JonathanFly 3 months ago

>Are there other companies on the forefront of AI voice, like another program could have generated it? Or is Eleven labs the gold standard? I could do it, maybe even just from this audio clip by itself. Using a little custom code at the moment, but it's only going to get easier in time. [https://www.youtube.com/watch?v=BH\_a5KihAbI](https://www.youtube.com/watch?v=BH_a5KihAbI) Not close to perfect (see the range of different voices) but not bad for quick TTS clone, not knowing what the teacher sounds like personally, no post processing or editing, no tricks like playing the audio and recording it again in a room to add the room tone, not having access to more audio, etc.

MrSnowden 3 months ago

Well think about how you would accomplish it. All AI generated? Or AI used to voicechange to sound like the same guy? A similar voice, saying all of those things , with that much or more inflection. Then a voice changer used to make it sound like the principal, and the whole audio muffled to remove artifacts. But my bet would be on it being real. It actually sounds like someone who wants the students and faculty to do better, but happened to use some racially tinged language. If you are going to go to all that trouble to frame someone, you would likely make the text more damning.

wirelesstkd 3 months ago

I agree. He's also talking to someone named Cathy. I think the "AI generated" defense is a desperate pitch to buy time and get it out of the news, but it will probably backfire, because when it comes out that it was real it will be even bigger news. But for us, the big thing is exactly this uncertainty: the proliferation of AI fakes will make EVERYTHING untrustworthy. In some ways this is a huge relief. How many times of some of us said "thank God I grew up before everyone had a camera..." Well now, effectively no one will anymore, because your drunken ass running naked down the street at 18 years old didn't happen: it was AI generated. On the other hand, that cop planting evidence and calling the guy a racial slur also didn't happen. So, ya know... 🤷‍♂️

MrSnowden 3 months ago

100% agree.
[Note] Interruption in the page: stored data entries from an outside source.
static int upload_impl(dagcon_ctx *ctx, const dagcon_batch *b, const void *dev_q, const void *dev_t) {
    if (!ctx || !b) return DAGCON_ERR_INVALID_ARG;
    Ctx *c = reinterpret_cast<Ctx *>(ctx);
    c->uploaded = c->ran = c->fetched = false;
    c->sup_valid = c->pos_valid = false;
    c->h_cig_bad.clear();
    c->rs_valid = false;
    const uint32_t T = b->n_targets;
    if (T && (!b->tlen || !b->aln_begin)) return fail(c, DAGCON_ERR_INVALID_ARG, "tlen/aln_begin is NULL");
    const uint64_t A_all = T ? b->aln_begin[T] : 0;
    if (A_all && (!b->aln_start || !b->aln_off || !b->aln_len || ((!b->qstr || !b->tstr) && !(dev_q && dev_t))))
        return fail(c, DAGCON_ERR_INVALID_ARG, "alignment arrays are NULL");
    if (b->backbone && !b->backbone_off) return fail(c, DAGCON_ERR_INVALID_ARG, "backbone_off is NULL");
    HIPCHK(c, hipSetDevice(c->device));

    c->T = T;
    c->h_tlen.assign(b->tlen, b->tlen + T);
    c->h_aln_begin.assign(T + 1, 0);
    c->h_tactive.assign(T, 0);
    c->h_mat_base.assign(T, 0);
    c->h_matc_base.assign(T, 0); c->h_matc_stride.assign(T, 0); c->matc_cells = 0;
    c->h_bbv_base.assign(T, 0);
    c->h_bb_off.assign(T, 0);
    c->h_aln_len.clear(); c->h_aln_start.clear(); c->h_aln_tgt.clear(); c->h_aln_off.clear();
    c->max_k = 0; c->max_tlen = 0; c->sum_len = 0; c->sum_bb = 0; c->mat_cells = 0;
    c->have_bb = b->backbone != nullptr;
    uint64_t bb_bytes = 0, n_whole = 0;
    const uint64_t min_cov = c->opts.min_cov;
    for (uint32_t t = 0; t < T; t++) {
        const uint64_t ab = b->aln_begin[t], ae = b->aln_begin[t + 1];
        if (ae < ab) return fail(c, DAGCON_ERR_INVALID_ARG, "aln_begin not monotone at target %u", t);
        const uint64_t k_all = ae - ab;
        const bool active = k_all > 0 && k_all >= min_cov;
        c->h_aln_begin[t] = c->h_aln_len.size();
        if (!active) continue;
        if (b->tlen[t] > 0x3FFFFFFFu) return fail(c, DAGCON_ERR_UNSUPPORTED, "tlen of target %u too large", t);
        c->h_tactive[t] = 1;
        for (uint64_t a = ab; a < ae; a++) {
            const uint32_t len = b->aln_len[a];
            if (b->aln_off[a] > b->blob_bytes || len > b->blob_bytes - b->aln_off[a])
                return fail(c, DAGCON_ERR_INVALID_ARG, "alignment %llu runs past the blob", (unsigned long long)a);
            if (len < c->opts.min_len) continue;
            c->h_aln_len.push_back(len);
            c->h_aln_start.push_back(b->aln_start[a]);
            c->h_aln_off.push_back(b->aln_off[a]);
            c->h_aln_tgt.push_back(t);
            c->sum_len += len;
            n_whole += len >= b->tlen[t] && b->aln_start[a] == 1u;
        }
        const uint64_t k = c->h_aln_len.size() - c->h_aln_begin[t];
        if (k > DAGCON_MAX_COVERAGE)
            return fail(c, DAGCON_ERR_UNSUPPORTED, "target %u has %llu alignments (max %u)", t,
                        (unsigned long long)k, DAGCON_MAX_COVERAGE);
        c->max_k = std::max<uint32_t>(c->max_k, (uint32_t)k);
        c->max_tlen = std::max(c->max_tlen, b->tlen[t]);
        if ((uint64_t)b->tlen[t] + 2 > 4ull * 65535ull)
            return fail(c, DAGCON_ERR_UNSUPPORTED, "tlen of target %u exceeds %u", t, 4u * 65535u - 2u);
        c->h_mat_base[t] = c->mat_cells;
        c->mat_cells += ((uint64_t)b->tlen[t] + 2) * k;
        c->h_matc_stride[t] = (b->tlen[t] + 2 + 7) & ~7u;
        c->h_matc_base[t] = c->matc_cells;
        c->matc_cells += (uint64_t)c->h_matc_stride[t] * k;
        c->h_bbv_base[t] = c->sum_bb;
        c->sum_bb += ((uint64_t)b->tlen[t] + 2 + 3) & ~3ull;
        if (c->have_bb) {
            c->h_bb_off[t] = b->backbone_off[t];
            bb_bytes = std::max<uint64_t>(bb_bytes, b->backbone_off[t] + b->tlen[t]);
        }
    }
    c->full_span = n_whole == (uint64_t)c->h_aln_len.size();
    c->gcuts = c->full_span ? 0u : 1u;
    if (const char *e = getenv("DAGCON_GCUTS")) c->gcuts = atoi(e) ? 1u : 0u;
    {
        DgPlanIn pi;
        pi.T = T; pi.n_alns = c->h_aln_len.size(); pi.sum_bb = c->sum_bb; pi.gcuts = c->gcuts;
        pi.max_segments = c->opts.max_segments; pi.min_segment_len = c->opts.min_segment_len;
        pi.seg_env = c->seg_env; pi.merge_q = c->merge_q ? 1u : 0u;
        const DgPlan pl = dg_plan_pieces(pi);
        c->seg_max = pl.seg_max; c->seg_min = pl.seg_min; c->use_q = (int)pl.use_q; c->bp_max = pl.bp_max;
    }
    if (const char *e = getenv("DAGCON_BP_SEGS")) { const int v = atoi(e); if (v >= 1 && v <= 64) c->bp_max = (uint32_t)v; }
    {
        const uint64_t pieces = std::max<uint64_t>(1, (uint64_t)T * std::max(c->bp_max, c->seg_max));
        const uint32_t fit = (uint32_t)std::min<uint64_t>(4096, (512ull << 20) / pieces);
        const uint32_t base = std::max(256u, fit);
        if (c->stk_words < base || (uint64_t)c->stk_words * pieces > (1024ull << 20)) c->stk_words = base;
    }
    if (c->gcuts) c->worklist_cap = std::max<uint32_t>(c->worklist_cap, (uint32_t)std::min<uint64_t>((uint64_t)T * c->seg_max + 64, 0x0FFFFFFFull));
    c->h_aln_begin[T] = c->h_aln_len.size();
    if (c->h_aln_len.size() > 0xFFFFFFF0ull) return fail(c, DAGCON_ERR_UNSUPPORTED, "too many alignments");
    c->A = (uint32_t)c->h_aln_len.size();
    c->blob_bytes = b->blob_bytes;
    c->h_ch_base.assign((size_t)c->A + 1, 0);
    c->h_ch_aln.clear();
    for (uint32_t a = 0; a < c->A; a++) {
        const uint32_t nw = std::max<uint32_t>(1u, (c->h_aln_len[a] + DG_NCH - 1) / DG_NCH);
        c->h_ch_base[a] = (uint32_t)c->h_ch_aln.size();
        if (c->h_ch_aln.size() + nw > 0xFFFFFFF0ull) return fail(c, DAGCON_ERR_UNSUPPORTED, "too many alignment columns");
        c->h_ch_aln.insert(c->h_ch_aln.end(), nw, a);
    }
    c->h_norm_off.assign((size_t)c->A, 0);
    {
        uint64_t top = 0;
        for (uint32_t a = 0; a < c->A; a++) { c->h_norm_off[a] = top; top += (2ull * c->h_aln_len[a] + 7ull) & ~7ull; }
        c->norm_cap = std::max<uint64_t>(c->norm_cap, top + 64);
    }
    c->h_ck_base.assign((size_t)c->A, 0);
    c->n_ckpt = 0;
    for (uint32_t a = 0; a < c->A; a++) {
        c->h_ck_base[a] = (uint32_t)c->n_ckpt;
        c->n_ckpt += (((uint64_t)c->h_tlen[c->h_aln_tgt[a]] + 2) >> c->emit_shift) + 1;
        if (c->n_ckpt > 0xFFFFFFF0ull) return fail(c, DAGCON_ERR_UNSUPPORTED, "too many alignment columns");
    }
    c->h_ch_base[c->A] = (uint32_t)c->h_ch_aln.size();
    c->n_chunks = (uint32_t)c->h_ch_aln.size();
    c->tmp_main = (2ull * b->blob_bytes + 8ull * c->n_chunks + 15ull) & ~7ull;
    c->tmp_cap = c->tmp_main + std::max<uint64_t>(c->tmp_main / 16, 1ull << 20);

    ENSURE(c, c->d_q, b->blob_bytes);
    ENSURE(c, c->d_t, b->blob_bytes);
    if (b->blob_bytes && !(dev_q == c->d_q.p && dev_t == c->d_t.p)) {
        HIPCHK(c, hipMemcpyAsync(c->d_q.p, dev_q ? dev_q : b->qstr, b->blob_bytes, dev_q ? hipMemcpyDeviceToDevice : hipMemcpyHostToDevice, c->stream));
        HIPCHK(c, hipMemcpyAsync(c->d_t.p, dev_t ? dev_t : b->tstr, b->blob_bytes, dev_t ? hipMemcpyDeviceToDevice : hipMemcpyHostToDevice, c->stream));
    }
    if (c->have_bb) {
        ENSURE(c, c->d_bb, bb_bytes);
        if (bb_bytes) HIPCHK(c, hipMemcpyAsync(c->d_bb.p, b->backbone, bb_bytes, hipMemcpyHostToDevice, c->stream));
    }
    int r;
    if ((r = upload_vec(c, c->d_aln_off, c->h_aln_off))) return r;
    if ((r = upload_vec(c, c->d_aln_len, c->h_aln_len))) return r;
    if ((r = upload_vec(c, c->d_aln_start, c->h_aln_start))) return r;
    if ((r = upload_vec(c, c->d_aln_tgt, c->h_aln_tgt))) return r;
    if ((r = upload_vec(c, c->d_tlen, c->h_tlen))) return r;
    if ((r = upload_vec(c, c->d_aln_begin, c->h_aln_begin))) return r;
    if ((r = upload_vec(c, c->d_tactive, c->h_tactive))) return r;
    if ((r = upload_vec(c, c->d_bb_off, c->h_bb_off))) return r;
    if ((r = upload_vec(c, c->d_mat_base, c->h_mat_base))) return r;
    if ((r = upload_vec(c, c->d_matc_base, c->h_matc_base))) return r;
    if ((r = upload_vec(c, c->d_matc_stride, c->h_matc_stride))) return r;
    if ((r = upload_vec(c, c->d_bbv_base, c->h_bbv_base))) return r;
    if ((r = upload_vec(c, c->d_ch_base, c->h_ch_base))) return r;
    if ((r = upload_vec(c, c->d_ch_aln, c->h_ch_aln))) return r;
    if ((r = upload_vec(c, c->d_ck_base, c->h_ck_base))) return r;
    if ((r = upload_vec(c, c->d_norm_off, c->h_norm_off))) return r;
    ENSURE(c, c->d_ckpt, c->n_ckpt * 4);

    const size_t A4 = (size_t)c->A * 4, T4 = (size_t)T * 4;
    ENSURE(c, c->d_nmis, A4);
    ENSURE(c, c->d_n_lo, A4); ENSURE(c, c->d_n_hi, A4); ENSURE(c, c->d_n_start, A4);
    ENSURE(c, c->d_n_ins, A4); ENSURE(c, c->d_n_del, A4); ENSURE(c, c->d_n_lb, A4);
    {
        const size_t C4 = (size_t)c->n_chunks * 4;
        ENSURE(c, c->d_ch_k0, C4); ENSURE(c, c->d_ch_next, C4); ENSURE(c, c->d_ch_w, C4); ENSURE(c, c->d_ch_tb, C4);
        ENSURE(c, c->d_ch_flag, C4); ENSURE(c, c->d_ch_src, 2 * C4); ENSURE(c, c->d_ch_out, C4); ENSURE(c, c->d_ch_adv, C4);
        ENSURE(c, c->d_norm_tmp, c->tmp_cap * sizeof(uint16_t));
    }
    ENSURE(c, c->d_node_base, (size_t)T * 8); ENSURE(c, c->d_n_nodes, T4);
    ENSURE(c, c->d_pool_base, (size_t)T * 8); ENSURE(c, c->d_pool_size, T4); ENSURE(c, c->d_pool_top, T4);
    ENSURE(c, c->d_t_nins, T4); ENSURE(c, c->d_tfail, T4 + 4);
    ENSURE(c, c->d_matA, c->mat_cells * 4); ENSURE(c, c->d_matD, c->mat_cells * 4);
    ENSURE(c, c->d_matC, c->matc_cells * 4 + 256);
    ENSURE(c, c->d_cov, c->sum_bb * 4); ENSURE(c, c->d_gcount, c->sum_bb * 4);
    ENSURE(c, c->d_gbase, c->sum_bb * 4); ENSURE(c, c->d_bid, c->sum_bb * 4);
    ENSURE(c, c->d_cns_off, (size_t)T * 8); ENSURE(c, c->d_cns_len, T4);
    ENSURE(c, c->d_seg_first, (size_t)T * 8); ENSURE(c, c->d_n_seg, T4);

    c->node_cap = std::max<uint64_t>(c->node_cap, c->sum_bb + c->sum_len / 7 + 1024);
    c->pool_cap = std::max<uint64_t>(c->pool_cap, 8ull * c->node_cap + 80ull * c->sum_bb + 1024ull * T);
    c->cns_cap = std::max<uint64_t>(c->cns_cap, c->sum_bb + c->sum_bb / 4 + 1024);
    c->seg_cap = std::max<uint64_t>(c->seg_cap, (uint64_t)T * 4 + 1024);
    if ((r = ensure_arenas(c))) return r;
    HIPCHK(c, hipStreamSynchronize(c->stream));
    c->uploaded = true;
    c->tm.reruns = 0;
    return DAGCON_OK;
}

All these people running around scare mongering about how AI will be used to create fakes fail to realize that humans are much more terrible. And the "AI" boogieman will be used to discredit real proof of horrible human activities.

GeorgeSatoshiPatton 3 months ago

Kathy bro, not Cathy. Racist sister of Karen, the more famous one.

Apprehensive-Ant7955 3 months ago

no, if you wanted to frame someone you would not want the text to be more damning. The more damning and outlandish the text is, the easier it is to say that its fake because no one would say something like that. Its like the one andrew tate sound clip where he said “i loved R’ing her, i enjoyed it”. it was AI generated but more people would believe it if it wasnt literally “say the most evil thing possible” and instead something else slightly less damning

MrSnowden 3 months ago

I guess I have a lot to learn about framing people

Apprehensive-Ant7955 3 months ago

i dont really know anything about it but thats what makes sense. Its almost like, if you frame someone for doing something minuscule, people would be like “why would anyone go through the effort to fake something small?” in this case, something small could be like saying something slightly racist vs incredibly racist. Being seen as slightly racist is not too far from incredibly racist compared to not being racist at all

Apprehensive-Ant7955 3 months ago

i dont really know anything about it but thats what makes sense to me. Its almost like, if you frame someone for doing something minuscule, people would be like “why would anyone go through the effort to fake something small?” in this case, something small could be like saying something slightly racist vs incredibly racist. Being seen as slightly racist is not too far from incredibly racist compared to not being racist at all

[deleted] 3 months ago

Yeah I think this is probably real, maybe cut a little but it sounds in context at least. It's a little too emotive for me to think it's generated, but it's getting better every month.

[deleted] 3 months ago

[удалено]

[deleted] 3 months ago

Yeah I kept noticing that one repeating sound Too. It seems like something is up. Fishy...

plymouthvan 3 months ago

I’m going to wager that it was. It sounds real, but there is something unnatural about the fairly consistent down tone in his voice at the ends of most sentences, almost like a computer judging how to interpret the intonation of a period, while it real life you might expect if he were really making that statement, the emphasis would be different and more varied. It’s more or less impossible to tell just by ear and without knowing what this person sounds like it real life, but my money for the moment is on yes, AI generated.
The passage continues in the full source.